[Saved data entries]
#####

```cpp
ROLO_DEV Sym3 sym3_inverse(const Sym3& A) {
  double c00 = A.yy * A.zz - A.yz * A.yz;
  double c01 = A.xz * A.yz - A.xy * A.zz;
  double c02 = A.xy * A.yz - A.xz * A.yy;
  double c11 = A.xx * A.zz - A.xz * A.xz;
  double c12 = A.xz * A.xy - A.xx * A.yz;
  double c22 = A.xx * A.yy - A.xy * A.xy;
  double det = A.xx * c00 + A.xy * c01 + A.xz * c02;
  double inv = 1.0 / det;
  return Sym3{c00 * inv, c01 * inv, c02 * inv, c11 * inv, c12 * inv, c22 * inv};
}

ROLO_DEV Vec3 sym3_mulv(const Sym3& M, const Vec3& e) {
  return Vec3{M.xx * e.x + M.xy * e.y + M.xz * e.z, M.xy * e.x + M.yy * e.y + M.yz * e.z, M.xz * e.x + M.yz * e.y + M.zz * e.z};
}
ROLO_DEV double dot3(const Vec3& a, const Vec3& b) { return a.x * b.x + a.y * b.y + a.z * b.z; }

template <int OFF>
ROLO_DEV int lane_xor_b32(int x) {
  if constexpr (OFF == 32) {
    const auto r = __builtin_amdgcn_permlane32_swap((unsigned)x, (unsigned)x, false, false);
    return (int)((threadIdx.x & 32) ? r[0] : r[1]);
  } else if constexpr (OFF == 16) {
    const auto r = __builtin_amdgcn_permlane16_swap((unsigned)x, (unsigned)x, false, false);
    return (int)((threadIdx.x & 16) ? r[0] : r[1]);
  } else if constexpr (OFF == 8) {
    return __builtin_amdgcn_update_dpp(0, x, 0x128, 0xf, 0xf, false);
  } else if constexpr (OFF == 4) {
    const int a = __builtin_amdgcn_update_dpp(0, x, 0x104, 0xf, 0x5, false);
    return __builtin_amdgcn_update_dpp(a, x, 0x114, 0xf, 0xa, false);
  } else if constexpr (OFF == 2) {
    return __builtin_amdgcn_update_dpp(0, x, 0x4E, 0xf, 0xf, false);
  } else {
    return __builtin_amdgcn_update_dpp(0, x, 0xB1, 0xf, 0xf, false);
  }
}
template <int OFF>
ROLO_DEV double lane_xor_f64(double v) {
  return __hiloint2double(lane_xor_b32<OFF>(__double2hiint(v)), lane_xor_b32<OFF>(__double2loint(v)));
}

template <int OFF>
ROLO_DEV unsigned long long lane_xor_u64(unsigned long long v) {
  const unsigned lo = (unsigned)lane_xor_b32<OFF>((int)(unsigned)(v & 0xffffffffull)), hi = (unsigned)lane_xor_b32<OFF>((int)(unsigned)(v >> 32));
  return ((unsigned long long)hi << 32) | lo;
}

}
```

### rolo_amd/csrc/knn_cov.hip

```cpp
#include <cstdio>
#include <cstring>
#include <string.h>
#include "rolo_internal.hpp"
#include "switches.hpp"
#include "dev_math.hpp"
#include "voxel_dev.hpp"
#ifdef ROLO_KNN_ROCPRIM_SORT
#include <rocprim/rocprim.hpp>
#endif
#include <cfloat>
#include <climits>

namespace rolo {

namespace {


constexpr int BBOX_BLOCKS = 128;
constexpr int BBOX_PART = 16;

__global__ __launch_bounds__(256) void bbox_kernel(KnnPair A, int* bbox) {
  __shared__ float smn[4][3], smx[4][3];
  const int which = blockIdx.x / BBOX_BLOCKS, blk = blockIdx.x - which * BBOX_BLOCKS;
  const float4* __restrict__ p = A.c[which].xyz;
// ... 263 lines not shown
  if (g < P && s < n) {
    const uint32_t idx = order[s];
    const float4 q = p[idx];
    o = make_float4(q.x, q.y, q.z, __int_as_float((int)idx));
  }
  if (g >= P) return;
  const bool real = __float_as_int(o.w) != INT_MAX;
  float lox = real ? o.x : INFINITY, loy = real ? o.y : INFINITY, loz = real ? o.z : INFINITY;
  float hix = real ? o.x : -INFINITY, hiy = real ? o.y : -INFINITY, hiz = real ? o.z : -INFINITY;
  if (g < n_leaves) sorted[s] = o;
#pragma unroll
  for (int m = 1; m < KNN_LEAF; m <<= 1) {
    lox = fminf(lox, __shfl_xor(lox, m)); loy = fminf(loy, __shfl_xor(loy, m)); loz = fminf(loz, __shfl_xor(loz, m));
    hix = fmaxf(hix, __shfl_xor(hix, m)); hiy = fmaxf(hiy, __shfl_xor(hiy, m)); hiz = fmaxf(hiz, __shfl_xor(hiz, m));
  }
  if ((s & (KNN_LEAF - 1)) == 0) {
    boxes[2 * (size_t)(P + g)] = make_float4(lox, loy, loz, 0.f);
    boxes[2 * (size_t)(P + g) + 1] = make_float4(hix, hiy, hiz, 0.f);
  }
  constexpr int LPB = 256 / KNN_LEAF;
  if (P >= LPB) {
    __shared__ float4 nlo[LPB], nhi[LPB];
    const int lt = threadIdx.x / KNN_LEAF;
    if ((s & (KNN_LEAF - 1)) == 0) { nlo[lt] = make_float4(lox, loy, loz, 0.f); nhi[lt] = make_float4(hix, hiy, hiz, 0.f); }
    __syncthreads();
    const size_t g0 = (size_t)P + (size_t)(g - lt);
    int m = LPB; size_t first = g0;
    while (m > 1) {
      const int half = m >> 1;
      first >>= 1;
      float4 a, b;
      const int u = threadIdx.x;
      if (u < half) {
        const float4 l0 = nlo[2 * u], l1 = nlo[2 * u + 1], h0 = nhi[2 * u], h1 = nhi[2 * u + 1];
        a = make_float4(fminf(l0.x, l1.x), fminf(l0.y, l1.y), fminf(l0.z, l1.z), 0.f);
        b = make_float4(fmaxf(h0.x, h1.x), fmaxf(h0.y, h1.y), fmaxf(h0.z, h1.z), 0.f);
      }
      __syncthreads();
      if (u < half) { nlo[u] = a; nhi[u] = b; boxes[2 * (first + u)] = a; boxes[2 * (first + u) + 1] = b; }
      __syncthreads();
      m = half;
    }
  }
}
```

#####

The data given above must be transcribed exactly and completely.

```cpp
ROLO_DEV Sym3 sym3_inverse(const Sym3& A) {
  double c00 = A.yy * A.zz - A.yz * A.yz;
  double c01 = A.xz * A.yz - A.xy * A.zz;
  double c02 = A.xy * A.yz - A.xz * A.yy;
  double c11 = A.xx * A.zz - A.xz * A.xz;
  double c12 = A.xz * A.xy - A.xx * A.yz;
  double c22 = A.xx * A.yy - A.xy * A.xy;
  double det = A.xx * c00 + A.xy * c01 + A.xz * c02;
  double inv = 1.0 / det;
  return Sym3{c00 * inv, c01 * inv, c02 * inv, c11 * inv, c12 * inv, c22 * inv};
}

ROLO_DEV Vec3 sym3_mulv(const Sym3& M, const Vec3& e) {
  return Vec3{M.xx * e.x + M.xy * e.y + M.xz * e.z, M.xy * e.x + M.yy * e.y + M.yz * e.z, M.xz * e.x + M.yz * e.y + M.zz * e.z};
}
ROLO_DEV double dot3(const Vec3& a, const Vec3& b) { return a.x * b.x + a.y * b.y + a.z * b.z; }

template <int OFF>
ROLO_DEV int lane_xor_b32(int x) {
  if constexpr (OFF == 32) {
    const auto r = __builtin_amdgcn_permlane32_swap((unsigned)x, (unsigned)x, false, false);
    return (int)((threadIdx.x & 32) ? r[0] : r[1]);
  } else if constexpr (OFF == 16) {
    const auto r = __builtin_amdgcn_permlane16_swap((unsigned)x, (unsigned)x, false, false);
    return (int)((threadIdx.x & 16) ? r[0] : r[1]);
  } else if constexpr (OFF == 8) {
    return __builtin_amdgcn_update_dpp(0, x, 0x128, 0xf, 0xf, false);
  } else if constexpr (OFF == 4) {
    const int a = __builtin_amdgcn_update_dpp(0, x, 0x104, 0xf, 0x5, false);
    return __builtin_amdgcn_update_dpp(a, x, 0x114, 0xf, 0xa, false);
  } else if constexpr (OFF == 2) {
    return __builtin_amdgcn_update_dpp(0, x, 0x4E, 0xf, 0xf, false);
  } else {
    return __builtin_amdgcn_update_dpp(0, x, 0xB1, 0xf, 0xf, false);
  }
}
template <int OFF>
ROLO_DEV double lane_xor_f64(double v) {
  return __hiloint2double(lane_xor_b32<OFF>(__double2hiint(v)), lane_xor_b32<OFF>(__double2loint(v)));
}

template <int OFF>
ROLO_DEV unsigned long long lane_xor_u64(unsigned long long v) {
  const unsigned lo = (unsigned)lane_xor_b32<OFF>((int)(unsigned)(v & 0xffffffffull)), hi = (unsigned)lane_xor_b32<OFF>((int)(unsigned)(v >> 32));
  return ((unsigned long long)hi << 32) | lo;
}

}
```

### rolo_amd/csrc/knn_cov.hip

```cpp
#include <cstdio>
#include <cstring>
#include <string.h>
#include "rolo_internal.hpp"
#include "switches.hpp"
#include "dev_math.hpp"
#include "voxel_dev.hpp"
#ifdef ROLO_KNN_ROCPRIM_SORT
#include <rocprim/rocprim.hpp>
#endif
#include <cfloat>
#include <climits>

namespace rolo {

namespace {


constexpr int BBOX_BLOCKS = 128;
constexpr int BBOX_PART = 16;

__global__ __launch_bounds__(256) void bbox_kernel(KnnPair A, int* bbox) {
  __shared__ float smn[4][3], smx[4][3];
  const int which = blockIdx.x / BBOX_BLOCKS, blk = blockIdx.x - which * BBOX_BLOCKS;
  const float4* __restrict__ p = A.c[which].xyz;
// ... 263 lines not shown
  if (g < P && s < n) {
    const uint32_t idx = order[s];
    const float4 q = p[idx];
    o = make_float4(q.x, q.y, q.z, __int_as_float((int)idx));
  }
  if (g >= P) return;
  const bool real = __float_as_int(o.w) != INT_MAX;
  float lox = real ? o.x : INFINITY, loy = real ? o.y : INFINITY, loz = real ? o.z : INFINITY;
  float hix = real ? o.x : -INFINITY, hiy = real ? o.y : -INFINITY, hiz = real ? o.z : -INFINITY;
  if (g < n_leaves) sorted[s] = o;
#pragma unroll
  for (int m = 1; m < KNN_LEAF; m <<= 1) {
    lox = fminf(lox, __shfl_xor(lox, m)); loy = fminf(loy, __shfl_xor(loy, m)); loz = fminf(loz, __shfl_xor(loz, m));
    hix = fmaxf(hix, __shfl_xor(hix, m)); hiy = fmaxf(hiy, __shfl_xor(hiy, m)); hiz = fmaxf(hiz, __shfl_xor(hiz, m));
  }
  if ((s & (KNN_LEAF - 1)) == 0) {
    boxes[2 * (size_t)(P + g)] = make_float4(lox, loy, loz, 0.f);
    boxes[2 * (size_t)(P + g) + 1] = make_float4(hix, hiy, hiz, 0.f);
  }
  constexpr int LPB = 256 / KNN_LEAF;
  if (P >= LPB) {
    __shared__ float4 nlo[LPB], nhi[LPB];
    const int lt = threadIdx.x / KNN_LEAF;
    if ((s & (KNN_LEAF - 1)) == 0) { nlo[lt] = make_float4(lox, loy, loz, 0.f); nhi[lt] = make_float4(hix, hiy, hiz, 0.f); }
    __syncthreads();
    const size_t g0 = (size_t)P + (size_t)(g - lt);
    int m = LPB; size_t first = g0;
    while (m > 1) {
      const int half = m >> 1;
      first >>= 1;
      float4 a, b;
      const int u = threadIdx.x;
      if (u < half) {
        const float4 l0 = nlo[2 * u], l1 = nlo[2 * u + 1], h0 = nhi[2 * u], h1 = nhi[2 * u + 1];
        a = make_float4(fminf(l0.x, l1.x), fminf(l0.y, l1.y), fminf(l0.z, l1.z), 0.f);
        b = make_float4(fmaxf(h0.x, h1.x), fmaxf(h0.y, h1.y), fmaxf(h0.z, h1.z), 0.f);
      }
      __syncthreads();
      if (u < half) { nlo[u] = a; nhi[u] = b; boxes[2 * (first + u)] = a; boxes[2 * (first + u) + 1] = b; }
      __syncthreads();
      m = half;
    }
  }
}
```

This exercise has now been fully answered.